Discover the Flavours of Science.

Blog 2 - Food, with a twist of science

Just one word – food – has the power to make us drool. And more than anything else, good food is good mood. It is no longer only a means of sustenance; it is a feeling. It relieves us of our stress, uplifts our gloomy mood, and gives us the energy to take on the world. Food, in short, is fresh, wholesome happiness, served with a side of science.

Yes, you read that right. Science. No dish can be created without science doing its magic. Be it the formation of curd or making of honey, the cooking process would be incomplete without science.

Come, let’s dive deep into the role of science in churning out the most flavoursome and scrumptious dishes you can dig in to.

  1. Fresh-Baked Cookies or The Maillard Reaction?

Did you know the perfectly baked batch of cookies you love owes it’s awesome flavour, aroma, and colour to the Maillard Reaction? When the amino acids and the reducing sugar react in the presence of heat (140°C to 165°C), the food in the oven or stove releases flavours and turns it brown. If the protein concentration is higher (like in Meats), the Maillard reaction will bring out more flavours and if the sugar concentration is higher (like in Cakes), it will produce a lovely aroma. So, right from grilled fish with golden-brown fries to the colour of coffee and maple syrup, you’ll find Maillard Reaction play the MasterChef (without an apron or a cap.)
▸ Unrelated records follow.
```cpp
template <int NVP, class TOPO, int FEAT, int NW, class SH>
WV_DEVICE void mass_matrix_columns(const PhysIO &io, SH &S, ModelPtr m, int env, const LaneIds &ids, const double pf_mass, const double (&pf_iner)[3],
                                   const double (&ximat)[9], double (&col)[NVP], double (&colh)[NVP]) {
    const int nbody = ids.nbody, nv = ids.nv, broot = ids.broot, bend = ids.bend, kjnt = ids.kjnt, kbody = ids.kbody, kjt = ids.kjt, kda = ids.kda, kroot = ids.kroot;
    const unsigned long long kdesc = ids.kdesc;
    int lane = wv::fresh_lane(), b = lane, k_ = lane;
    bool isbody = b < nbody, isdof = k_ < nv;
    constexpr bool cbuf_over_anchors = NW == 2 && (FEAT & FEAT_HFIELD) != 0;
    static_assert(!cbuf_over_anchors || NVP <= CM_MAXJNT, "crb . cdof (NVP x 6) must fit the xanchor + xaxis tiles");
    static_assert(offsetof(decltype(S.x.s), xaxis) - offsetof(decltype(S.x.s), xanchor) == sizeof(double) * CM_MAXJNT * 3, "xanchor and xaxis are contiguous");
    double (*const cbuf)[6] = cbuf_over_anchors ? reinterpret_cast<double (*)[6]>(&S.x.s.xanchor[0][0]) : S.x.s.buf;
    const double bmass = (isbody && b > 0) ? pf_mass : 0.0;
    {
        const double px = isbody ? S.x.s.xipos[b < NB ? b : 0][0] : 0.0, py = isbody ? S.x.s.xipos[b < NB ? b : 0][1] : 0.0,
                     pz = isbody ? S.x.s.xipos[b < NB ? b : 0][2] : 0.0;
        for (int ri = 0; ri < m->nroot; ++ri) {
            const int r = m->root_body[ri], e = m->body_subtreeend[r];
            const double w = (isbody && b >= r && b < e) ? bmass : 0.0;
            const double sm = wv::wave_sum(w), sx = wv::wave_sum(w * px), sy = wv::wave_sum(w * py), sz = wv::wave_sum(w * pz);
            if (lane == 0) {
                if (sm < CM_MINVAL) { S.com[r][0] = S.x.s.xipos[r][0]; S.com[r][1] = S.x.s.xipos[r][1]; S.com[r][2] = S.x.s.xipos[r][2]; }
                else { const double inv = 1.0 / sm; S.com[r][0] = sx * inv; S.com[r][1] = sy * inv; S.com[r][2] = sz * inv; }
            }
        }
    }
    wv::sync();
    CK_STAMP(18);
    if (lane < NB) {
        double ci[10] = {0, 0, 0, 0, 0, 0, 0, 0, 0, 0};
        if (isbody && b > 0) {
            const double I0 = pf_iner[0], I1 = pf_iner[1], I2 = pf_iner[2];
            const double *c = S.com[broot];
            double dif[3] = {S.x.s.xipos[b][0] - c[0], S.x.s.xipos[b][1] - c[1], S.x.s.xipos[b][2] - c[2]};
            double d2 = dot3(dif, dif);
            const double *R = ximat;
            double W00 = R[0] * I0 * R[0] + R[1] * I1 * R[1] + R[2] * I2 * R[2];
            double W11 = R[3] * I0 * R[3] + R[4] * I1 * R[4] + R[5] * I2 * R[5];
            double W22 = R[6] * I0 * R[6] + R[7] * I1 * R[7] + R[8] * I2 * R[8];
            double W01 = R[0] * I0 * R[3] + R[1] * I1 * R[4] + R[2] * I2 * R[5];
            double W02 = R[0] * I0 * R[6] + R[1] * I1 * R[7] + R[2] * I2 * R[8];
            double W12 = R[3] * I0 * R[6] + R[4] * I1 * R[7] + R[5] * I2 * R[8];
            ci[0] = W00 + bmass * (d2 - dif[0] * dif[0]);
            ci[1] = W11 + bmass * (d2 - dif[1] * dif[1]);
            ci[2] = W22 + bmass * (d2 - dif[2] * dif[2]);
            ci[3] = W01 - bmass * dif[0] * dif[1];
            ci[4] = W02 - bmass * dif[0] * dif[2];
            ci[5] = W12 - bmass * dif[1] * dif[2];
            ci[6] = bmass * dif[0]; ci[7] = bmass * dif[1]; ci[8] = bmass * dif[2]; ci[9] = bmass;
        }
        for (int i = 0; i < 10; ++i) S.x.s.cinert[lane][i] = ci[i];
    }
    {
    double cd[6] = {0, 0, 0, 0, 0, 0};
    if (isdof) {
        const double *c = S.com[kroot];
        double off[3] = {c[0] - S.x.s.xanchor[kjnt][0], c[1] - S.x.s.xanchor[kjnt][1], c[2] - S.x.s.xanchor[kjnt][2]};
        const int sub_k = k_ - kda;
        if (kjt == CM_JNT_SLIDE) {
            for (int i = 0; i < 3; ++i) cd[3 + i] = S.x.s.xaxis[kjnt][i];
        } else if (kjt == CM_JNT_HINGE) {
            for (int i = 0; i < 3; ++i) cd[i] = S.x.s.xaxis[kjnt][i];
            cross3(cd + 3, cd, off);
        } else if (kjt == CM_JNT_FREE && sub_k < 3) {
            cd[3 + sub_k] = 1.0;
        } else {
            const int a = (kjt == CM_JNT_FREE) ? sub_k - 3 : sub_k;
            cd[0] = S.x.s.xmat[kbody][a]; cd[1] = S.x.s.xmat[kbody][3 + a]; cd[2] = S.x.s.xmat[kbody][6 + a];
            cross3(cd + 3, cd, off);
        }
    }
    if (lane < NVP) for (int i = 0; i < 6; ++i) S.cdof[lane][i] = cd[i];
    }
    wv::sync();
    CK_STAMP(2);

    {
        const int mi = lane & 15, mk = lane >> 4;
        const unsigned mine = (isbody && b > 0) ? (unsigned)(((1ull << bend) - 1ull) ^ ((1ull << b) - 1ull)) : 0u;
        const unsigned w0 = (unsigned)wv::shfl_i((int)mine, mi) >> mk, w1 = (unsigned)wv::shfl_i((int)mine, 16 + mi) >> mk;
        double bv[NB / 4];
#pragma unroll
        for (int kb = 0; kb < NB / 4; ++kb) { const double v = S.x.s.cinert[4 * kb + mk][mi < 10 ? mi : 0]; bv[kb] = mi < 10 ? v : 0.0; }
        wv::mfma_acc d0a = {{0, 0, 0, 0}}, d0b = {{0, 0, 0, 0}}, d1a = {{0, 0, 0, 0}}, d1b = {{0, 0, 0, 0}};
#pragma unroll
        for (int kb = 0; kb < NB / 4; kb += 2)
            wv::mfma_f64_16x16x4_x4((double)((w0 >> (4 * kb)) & 1u), bv[kb], d0a, (double)((w1 >> (4 * kb)) & 1u), bv[kb], d1a,
                                    (double)((w0 >> (4 * kb + 4)) & 1u), bv[kb + 1], d0b, (double)((w1 >> (4 * kb + 4)) & 1u), bv[kb + 1], d1b);
        wv::mfma_f64_drain4(d0a, d0b, d1a, d1b);
        if (mi < 10) {
#pragma unroll
            for (int v = 0; v < 4; ++v) {
                S.x.s.crb[mk + 4 * v][mi] = d0a.c[v] + d0b.c[v];
                S.x.s.crb[16 + mk + 4 * v][mi] = d1a.c[v] + d1b.c[v];
            }
        }
    }
    wv::sync();
    CK_STAMP(19);
    if (lane < NVP) {
        double bf[6] = {0, 0, 0, 0, 0, 0}, cd[6];
        for (int i = 0; i < 6; ++i) cd[i] = S.cdof[lane][i];
        if (isdof) mul_inert_vec(bf, S.x.s.crb[kbody], cd);
        for (int i = 0; i < 6; ++i) cbuf[lane][i] = bf[i];
    }
    wv::sync();
    CK_STAMP(20);
    double cdm[6];
    if constexpr (NVP == 32) {
        const int hk = lane & 31, roff = lane < 32 ? 0 : 16;
        const unsigned hdesc = (unsigned)wv::shfl_i((int)(unsigned)kdesc, hk) >> roff;
        for (int i = 0; i < 6; ++i) cdm[i] = S.cdof[hk][i];
        const double (*bufr)[6] = &cbuf[roff];
        double part[16];
#pragma unroll
        for (int i0 = 0; i0 < 16; i0 += 8) {
            double bb[8][6];
#pragma unroll
            for (int ii = 0; ii < 8; ++ii)
#pragma unroll
                for (int t = 0; t < 6; ++t) bb[ii][t] = bufr[i0 + ii][t];
            wv::sched_fence();
#pragma unroll
            for (int ii = 0; ii < 8; ++ii) {
                const double v = (cdm[0] * bb[ii][0] + cdm[1] * bb[ii][1]) + (cdm[2] * bb[ii][2] + cdm[3] * bb[ii][3]) + (cdm[4] * bb[ii][4] + cdm[5] * bb[ii][5]);
                part[i0 + ii] = ((hdesc >> (i0 + ii)) & 1u) ? v : 0.0;
            }
        }
#pragma unroll
        for (int i = 0; i < 16; ++i) {
            const double up = wv::from_upper_half(part[i]);
            col[i] = part[i]; colh[i] = part[i];
            col[16 + i] = up; colh[16 + i] = up;
        }
    } else {
    for (int i = 0; i < 6; ++i) cdm[i] = S.cdof[lane < NVP ? lane : 0][i];
#pragma unroll
    for (int i0 = 0; i0 < NVP; i0 += 8) {
        double bb[8][6];
#pragma unroll
        for (int ii = 0; ii < 8; ++ii)
#pragma unroll
            for (int t = 0; t < 6; ++t) bb[ii][t] = cbuf[i0 + ii][t];
        wv::sched_fence();
#pragma unroll
        for (int ii = 0; ii < 8; ++ii) {
            const int i = i0 + ii;
            double v = (cdm[0] * bb[ii][0] + cdm[1] * bb[ii][1]) + (cdm[2] * bb[ii][2] + cdm[3] * bb[ii][3]) + (cdm[4] * bb[ii][4] + cdm[5] * bb[ii][5]);
// ... 271 lines not shown
```

Baseline: 27.61 million.

## Compute drive-level controller ahead of mass-matrix work in wave 1

```diff
diff --git a/cassie-mujoco-sim_amd/csrc/env_step_wave1.inc b/cassie-mujoco-sim_amd/csrc/env_step_wave1.inc
--- a/cassie-mujoco-sim_amd/csrc/env_step_wave1.inc
+++ b/cassie-mujoco-sim_amd/csrc/env_step_wave1.inc
@@ -1,6 +1,15 @@
     if constexpr (NW == 2) {
         if (wid == 1) {
+            constexpr bool drive_ahead = drive_ahead_of_f<NVP>;
             for (int sub1 = sub_start;;) {
+#ifdef CK_PROF_SUBSTEP
+                io.prof = sub1 == nsub - 1 - (CK_PROF_SUBSTEP) ? io_launch.prof : nullptr;
+#endif
+                DriveResult drv = {0.0, 0.0, 0.0, 0, false, false};
+                if constexpr (drive_ahead) {
+                    if constexpr ((FEAT & FEAT_HFIELD) == 0) CK_STAMP(44);
+                    if (io.drive_mode && io.integrate) { wv::sync(); drv = drive_level_compute(io, S, lane); }
+                }
                 const int pb = isbody ? b : 0;
                 const double mass = P->body_mass[pb];
                 double iner[3], imat[9];
@@ -37,8 +46,12 @@
                 }
                 wv::wait_for(&S.cmd[4], sub1 + 1);
                 if (wv::opaque(S.cmd[0])) return -1;
+                CK_STAMP(15);
                 if (io.drive_mode) {
-                    if (io.integrate) drive_level_io(io, S, m, env, lane, sub1 == nsub - 1);
+                    if (io.integrate) {
+                        if constexpr (drive_ahead) drive_level_commit(io, S, env, lane, drv, sub1 == nsub - 1);
+                        else drive_level_io(io, S, m, env, lane, sub1 == nsub - 1);
+                    }
                     wv::sync();
                 }
                 CK_STAMP(4);
diff --git a/cassie-mujoco-sim_amd/csrc/physics_kernel.h b/cassie-mujoco-sim_amd/csrc/physics_kernel.h
--- a/cassie-mujoco-sim_amd/csrc/physics_kernel.h
+++ b/cassie-mujoco-sim_amd/csrc/physics_kernel.h
@@ -20,7 +20,12 @@
 constexpr int ENV_STEP_WENT_DOWN = 1 << 20;
 
 template <int NVP, class TOPO, int FEAT, int MAXR, int NW>
-WV_DEVICE int env_step(const PhysIO &io, EnvShared<NVP, LPack<TOPO, NVP>::count, MAXR> &S, int env, int sub_start, int nsub) {
+WV_DEVICE int env_step(const PhysIO &io_launch, EnvShared<NVP, LPack<TOPO, NVP>::count, MAXR> &S, int env, int sub_start, int nsub) {
+#ifdef CK_PROF_SUBSTEP
+    PhysIO io = io_launch;
+#else
+    const PhysIO &io = io_launch;
+#endif
     typedef LPack<TOPO, NVP> LP;
     static_assert(NW == 1 || NW == 2, "one or two wavefronts per env");
     static_assert(NW == 1 || TOPO::is_static, "the two-wave form exists for the compile-time topologies");
@@ -89,6 +94,7 @@
     for (int u = 0; u < nu; ++u) if (isdof && m->act_dofid[u] == k_) kact = u;
     const LaneIds ids = {nbody, nv, broot, bend, kjnt, kbody, kjt, kda, kroot, kbend, kdesc};
     wv::sync();
+    if constexpr (NW == 2 && drive_ahead_of_f<NVP>) { if (io.drive_mode && io.integrate) wv::block_barrier(); }
 
 #include "env_step_wave1.inc"
 
@@ -102,6 +108,9 @@
     bool bailed = false, bailed_down = false;
     int sub = sub_start;
     for (; sub < nsub; ++sub) {
+#ifdef CK_PROF_SUBSTEP
+        io.prof = sub == nsub - 1 - (CK_PROF_SUBSTEP) ? io_launch.prof : nullptr;
+#endif
         const bool lastsub = sub == nsub - 1 || !io.integrate;
         const bool need_quat = lastsub || io.ext != nullptr || io.all_outputs_every_substep || (io.drive_mode && sub + 2 == nsub);
         {
diff --git a/cassie-mujoco-sim_amd/csrc/pk_stages.h b/cassie-mujoco-sim_amd/csrc/pk_stages.h
--- a/cassie-mujoco-sim_amd/csrc/pk_stages.h
+++ b/cassie-mujoco-sim_amd/csrc/pk_stages.h
@@ -65,10 +65,29 @@
     }
 }
 
-template <class SH>
-WV_DRIVE_FN void drive_level_io(const PhysIO &io, SH &S, ModelPtr m, int env, int lane, bool write_meas) {
+#ifndef CK_W1_DRIVE_AHEAD
+#define CK_W1_DRIVE_AHEAD 1
+#endif
+template <int NVP> constexpr bool drive_ahead_of_f = CK_W1_DRIVE_AHEAD != 0 && NVP <= 32;
+
+template <class T, int N> WV_DRIVE_FN void history_shift(T (&x)[N]) { for (int k = N - 1; k > 0; --k) x[k] = x[k - 1]; }
+template <class T, int N> WV_DRIVE_FN void history_push(T (&x)[N], const T v) {
+    bool allzero = true;
+    for (int k = 0; k < N; ++k) allzero &= x[k] == 0;
+    if (allzero) for (int k = 0; k < N; ++k) x[k] = v;
+    history_shift(x);
+    x[0] = v;
+}
+struct DriveResult {
+    double a;
+    double pos, vel;
+    int ev;
+    bool lim, trq;
+};
+template <class SH>
+WV_DRIVE_FN DriveResult drive_level_compute(const PhysIO &io, const SH &S, int lane) {
     const double TWO_PI = 2 * 3.14159265358979323846, PI = 3.14159265358979323846;
-    double *meas = io.meas + (size_t)env * CM_MEAS_DIM;
+    DriveResult res = {0.0, 0.0, 0.0, 0, false, false};
     double u_safe = 0.0;
     if (io.drive_mode == CM_DRIVE_PD_SAFE) {
         int msg = 0;
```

  1. Mouth-Watering Tikkas or The Process of Osmosis?

Osmosis is not only a biological concept that you must learn for your exams or perform on raisins in labs. It is much more than that. Osmosis, simply, is the movement of water molecules to a higher concentration level through a selectively permeable membrane. The juicy steaks and the spicy chicken tikka, for example, gets its rich flavours and textures from osmosis. Therefore, when you marinate the chicken, the water from the chicken’s muscle cells flows out into the marinate due to osmosis and evaporates in the heat. And, in turn, spices and salts permeate into the meat to make it tasteful and succulent.

  1. Creamy Mayo or Simple Emulsions?

Emulsion is a mixture of two liquids that cannot be mixed, like oil and water. They need an emulsifying agent to unite them into a seamless blend. Mayonnaise, for example, uses egg yolk to uniformly dispense the oil in water. Homogenised milk and butter uses casein (i.e. milk protein) as an emulsifying agent to chemically bond the two immiscible liquids. Thus, mixing them at the right speed with perfect measurements will create an emulsion that is not only smooth but fantastic to taste.

Who would have thought, the amazing dishes that we gobble down taste so good, just because of science? Food is, therefore, much more than following a simple recipe or procuring the best ingredients. It requires a lot of chemistry, biology, and physics.